** DIRECTIONS FOR THIS TASK **
The lines to copy are those holding the string "float" in the entries below.

** ENTRIES SUPPLIED **
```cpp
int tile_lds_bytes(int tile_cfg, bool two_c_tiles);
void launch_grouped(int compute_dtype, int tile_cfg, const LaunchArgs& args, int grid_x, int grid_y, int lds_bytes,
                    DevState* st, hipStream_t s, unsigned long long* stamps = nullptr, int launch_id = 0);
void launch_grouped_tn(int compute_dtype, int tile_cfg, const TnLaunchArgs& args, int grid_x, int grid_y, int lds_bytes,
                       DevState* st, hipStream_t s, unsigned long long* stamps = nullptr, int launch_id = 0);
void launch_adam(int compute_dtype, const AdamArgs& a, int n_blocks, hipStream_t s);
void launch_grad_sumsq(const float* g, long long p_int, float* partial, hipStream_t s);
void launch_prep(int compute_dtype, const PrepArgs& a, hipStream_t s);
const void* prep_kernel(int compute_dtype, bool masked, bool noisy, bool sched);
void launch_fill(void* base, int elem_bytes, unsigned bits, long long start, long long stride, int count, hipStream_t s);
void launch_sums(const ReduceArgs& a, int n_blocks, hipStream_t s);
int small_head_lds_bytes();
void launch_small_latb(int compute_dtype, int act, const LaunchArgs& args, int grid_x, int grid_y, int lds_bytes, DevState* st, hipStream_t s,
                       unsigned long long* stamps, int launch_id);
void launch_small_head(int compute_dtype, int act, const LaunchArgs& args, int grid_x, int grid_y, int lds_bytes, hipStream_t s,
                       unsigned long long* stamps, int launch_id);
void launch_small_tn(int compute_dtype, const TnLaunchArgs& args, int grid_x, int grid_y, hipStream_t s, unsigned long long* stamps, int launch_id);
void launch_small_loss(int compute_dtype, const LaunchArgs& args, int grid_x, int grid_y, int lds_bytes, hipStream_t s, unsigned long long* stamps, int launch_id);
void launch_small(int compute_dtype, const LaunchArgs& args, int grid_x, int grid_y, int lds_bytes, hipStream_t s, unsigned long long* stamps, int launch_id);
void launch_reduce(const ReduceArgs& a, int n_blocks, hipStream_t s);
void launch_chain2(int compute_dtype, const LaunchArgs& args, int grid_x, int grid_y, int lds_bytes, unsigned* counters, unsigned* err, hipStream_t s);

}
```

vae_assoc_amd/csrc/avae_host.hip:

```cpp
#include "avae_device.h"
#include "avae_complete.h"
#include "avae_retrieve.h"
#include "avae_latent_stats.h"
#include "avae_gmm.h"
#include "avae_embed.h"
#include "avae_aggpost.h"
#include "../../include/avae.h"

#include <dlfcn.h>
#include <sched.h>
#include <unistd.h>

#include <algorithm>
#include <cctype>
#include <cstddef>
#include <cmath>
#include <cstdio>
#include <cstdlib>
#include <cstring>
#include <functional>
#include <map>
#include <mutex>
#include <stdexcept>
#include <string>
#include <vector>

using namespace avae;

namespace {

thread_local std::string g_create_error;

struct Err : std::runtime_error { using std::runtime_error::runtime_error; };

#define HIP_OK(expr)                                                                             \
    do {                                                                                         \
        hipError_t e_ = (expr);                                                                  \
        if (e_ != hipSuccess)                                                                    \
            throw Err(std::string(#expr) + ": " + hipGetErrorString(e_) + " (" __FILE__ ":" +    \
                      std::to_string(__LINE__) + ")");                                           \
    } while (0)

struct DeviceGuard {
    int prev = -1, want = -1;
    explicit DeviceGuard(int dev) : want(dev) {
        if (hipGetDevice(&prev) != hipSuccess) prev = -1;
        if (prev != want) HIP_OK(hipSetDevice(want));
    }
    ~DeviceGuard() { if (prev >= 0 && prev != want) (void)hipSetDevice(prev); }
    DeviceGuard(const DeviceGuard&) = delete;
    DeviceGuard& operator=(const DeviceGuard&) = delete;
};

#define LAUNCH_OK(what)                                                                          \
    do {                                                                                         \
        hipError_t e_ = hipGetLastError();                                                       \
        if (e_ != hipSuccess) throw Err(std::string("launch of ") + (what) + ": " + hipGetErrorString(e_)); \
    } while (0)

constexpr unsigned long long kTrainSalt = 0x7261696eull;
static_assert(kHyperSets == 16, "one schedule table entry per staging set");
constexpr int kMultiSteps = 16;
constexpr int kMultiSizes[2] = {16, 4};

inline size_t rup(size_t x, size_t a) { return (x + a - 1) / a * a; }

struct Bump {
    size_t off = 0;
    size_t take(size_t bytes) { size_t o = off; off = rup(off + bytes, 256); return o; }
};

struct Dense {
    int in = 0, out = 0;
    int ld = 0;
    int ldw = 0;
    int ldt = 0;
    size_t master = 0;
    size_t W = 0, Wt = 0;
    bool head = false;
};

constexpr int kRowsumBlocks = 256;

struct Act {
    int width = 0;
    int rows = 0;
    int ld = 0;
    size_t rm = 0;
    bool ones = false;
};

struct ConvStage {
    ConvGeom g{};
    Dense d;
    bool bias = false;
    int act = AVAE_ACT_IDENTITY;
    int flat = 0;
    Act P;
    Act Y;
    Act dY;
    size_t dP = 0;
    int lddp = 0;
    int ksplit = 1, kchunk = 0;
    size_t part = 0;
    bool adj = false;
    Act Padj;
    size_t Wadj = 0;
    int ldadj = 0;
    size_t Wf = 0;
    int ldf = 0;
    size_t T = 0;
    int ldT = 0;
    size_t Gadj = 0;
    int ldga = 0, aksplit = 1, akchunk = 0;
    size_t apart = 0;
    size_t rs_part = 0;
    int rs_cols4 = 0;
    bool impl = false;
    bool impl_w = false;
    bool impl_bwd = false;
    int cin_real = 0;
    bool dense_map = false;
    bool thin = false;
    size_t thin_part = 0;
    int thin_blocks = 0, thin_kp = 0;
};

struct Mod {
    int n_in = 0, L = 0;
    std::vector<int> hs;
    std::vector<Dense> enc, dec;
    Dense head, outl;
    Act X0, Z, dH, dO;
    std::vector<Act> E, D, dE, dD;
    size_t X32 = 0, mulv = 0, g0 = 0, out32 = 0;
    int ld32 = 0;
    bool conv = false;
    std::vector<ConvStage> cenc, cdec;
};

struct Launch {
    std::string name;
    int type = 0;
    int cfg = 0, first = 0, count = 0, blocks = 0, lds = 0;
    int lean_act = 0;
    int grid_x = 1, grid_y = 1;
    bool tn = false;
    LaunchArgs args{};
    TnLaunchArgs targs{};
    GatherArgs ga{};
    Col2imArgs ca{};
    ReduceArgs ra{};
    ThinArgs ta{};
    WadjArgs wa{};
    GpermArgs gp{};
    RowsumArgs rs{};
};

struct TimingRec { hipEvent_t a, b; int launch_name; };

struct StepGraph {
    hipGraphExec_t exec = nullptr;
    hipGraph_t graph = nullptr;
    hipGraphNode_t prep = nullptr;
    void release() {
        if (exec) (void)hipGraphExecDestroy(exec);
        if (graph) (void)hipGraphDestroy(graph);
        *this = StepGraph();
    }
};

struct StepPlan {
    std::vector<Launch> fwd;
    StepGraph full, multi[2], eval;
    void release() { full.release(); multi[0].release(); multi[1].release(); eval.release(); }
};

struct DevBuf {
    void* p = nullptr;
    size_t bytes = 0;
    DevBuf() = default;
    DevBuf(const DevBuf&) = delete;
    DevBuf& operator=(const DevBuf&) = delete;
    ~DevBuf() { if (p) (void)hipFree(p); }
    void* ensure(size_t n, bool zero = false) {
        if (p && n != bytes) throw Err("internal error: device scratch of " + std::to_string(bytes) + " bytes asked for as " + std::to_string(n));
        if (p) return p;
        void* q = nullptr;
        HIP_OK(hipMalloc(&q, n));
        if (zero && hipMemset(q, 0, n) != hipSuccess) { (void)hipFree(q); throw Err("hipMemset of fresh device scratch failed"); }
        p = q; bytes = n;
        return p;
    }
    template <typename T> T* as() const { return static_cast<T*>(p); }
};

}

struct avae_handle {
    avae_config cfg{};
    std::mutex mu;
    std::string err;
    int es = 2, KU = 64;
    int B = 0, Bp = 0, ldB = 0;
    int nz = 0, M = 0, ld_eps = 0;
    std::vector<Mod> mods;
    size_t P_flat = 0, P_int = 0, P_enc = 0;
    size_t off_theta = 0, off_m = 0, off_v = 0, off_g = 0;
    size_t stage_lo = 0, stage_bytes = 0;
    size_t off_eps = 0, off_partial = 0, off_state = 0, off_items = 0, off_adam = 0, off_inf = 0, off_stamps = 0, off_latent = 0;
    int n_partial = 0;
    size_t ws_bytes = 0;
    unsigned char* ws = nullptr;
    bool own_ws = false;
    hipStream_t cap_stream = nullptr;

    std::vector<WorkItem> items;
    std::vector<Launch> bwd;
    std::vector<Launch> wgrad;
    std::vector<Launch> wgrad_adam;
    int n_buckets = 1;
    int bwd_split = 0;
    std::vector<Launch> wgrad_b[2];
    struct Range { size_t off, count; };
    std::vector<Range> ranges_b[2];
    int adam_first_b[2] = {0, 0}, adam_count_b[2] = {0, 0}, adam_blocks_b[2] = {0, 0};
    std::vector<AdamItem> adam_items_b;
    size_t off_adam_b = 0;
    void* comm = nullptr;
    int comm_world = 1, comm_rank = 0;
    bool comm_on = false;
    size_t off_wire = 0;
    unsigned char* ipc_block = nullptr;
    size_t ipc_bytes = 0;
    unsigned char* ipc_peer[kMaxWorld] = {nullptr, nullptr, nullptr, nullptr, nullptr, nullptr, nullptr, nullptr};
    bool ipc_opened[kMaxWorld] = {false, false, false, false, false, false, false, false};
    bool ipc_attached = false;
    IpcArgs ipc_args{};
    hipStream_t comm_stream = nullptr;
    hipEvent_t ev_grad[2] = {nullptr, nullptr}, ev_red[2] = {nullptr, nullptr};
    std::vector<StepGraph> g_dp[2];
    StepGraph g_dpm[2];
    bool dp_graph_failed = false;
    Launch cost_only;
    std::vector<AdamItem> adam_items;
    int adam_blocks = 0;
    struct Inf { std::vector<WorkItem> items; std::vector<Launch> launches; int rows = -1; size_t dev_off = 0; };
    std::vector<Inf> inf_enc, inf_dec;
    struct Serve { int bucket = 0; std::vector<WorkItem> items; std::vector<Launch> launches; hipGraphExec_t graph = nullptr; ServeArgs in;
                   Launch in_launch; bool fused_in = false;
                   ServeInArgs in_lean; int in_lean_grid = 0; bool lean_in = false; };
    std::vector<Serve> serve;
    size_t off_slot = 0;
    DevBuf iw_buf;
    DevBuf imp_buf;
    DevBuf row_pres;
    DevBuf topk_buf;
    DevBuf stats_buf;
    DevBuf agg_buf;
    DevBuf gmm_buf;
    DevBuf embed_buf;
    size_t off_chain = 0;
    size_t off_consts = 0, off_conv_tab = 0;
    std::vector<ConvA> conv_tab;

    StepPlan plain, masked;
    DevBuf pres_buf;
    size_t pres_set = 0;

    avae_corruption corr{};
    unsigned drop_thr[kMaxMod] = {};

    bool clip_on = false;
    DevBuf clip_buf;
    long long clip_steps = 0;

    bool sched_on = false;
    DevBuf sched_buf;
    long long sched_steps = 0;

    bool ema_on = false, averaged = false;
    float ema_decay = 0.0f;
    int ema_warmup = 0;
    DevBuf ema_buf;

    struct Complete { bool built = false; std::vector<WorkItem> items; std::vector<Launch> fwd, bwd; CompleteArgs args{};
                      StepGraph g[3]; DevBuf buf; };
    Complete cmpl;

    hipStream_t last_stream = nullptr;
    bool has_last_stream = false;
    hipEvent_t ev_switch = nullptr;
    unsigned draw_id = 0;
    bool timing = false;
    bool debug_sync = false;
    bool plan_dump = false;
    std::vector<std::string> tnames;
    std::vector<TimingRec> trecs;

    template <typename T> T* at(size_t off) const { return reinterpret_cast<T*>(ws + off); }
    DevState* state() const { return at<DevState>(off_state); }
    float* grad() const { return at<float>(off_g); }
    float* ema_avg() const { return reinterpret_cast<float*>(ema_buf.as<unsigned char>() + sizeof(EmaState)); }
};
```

** OUTPUT OF THE TASK **
void launch_grad_sumsq(const float* g, long long p_int, float* partial, hipStream_t s);
    float ema_decay = 0.0f;
    float* grad() const { return at<float>(off_g); }
    float* ema_avg() const { return reinterpret_cast<float*>(ema_buf.as<unsigned char>() + sizeof(EmaState)); }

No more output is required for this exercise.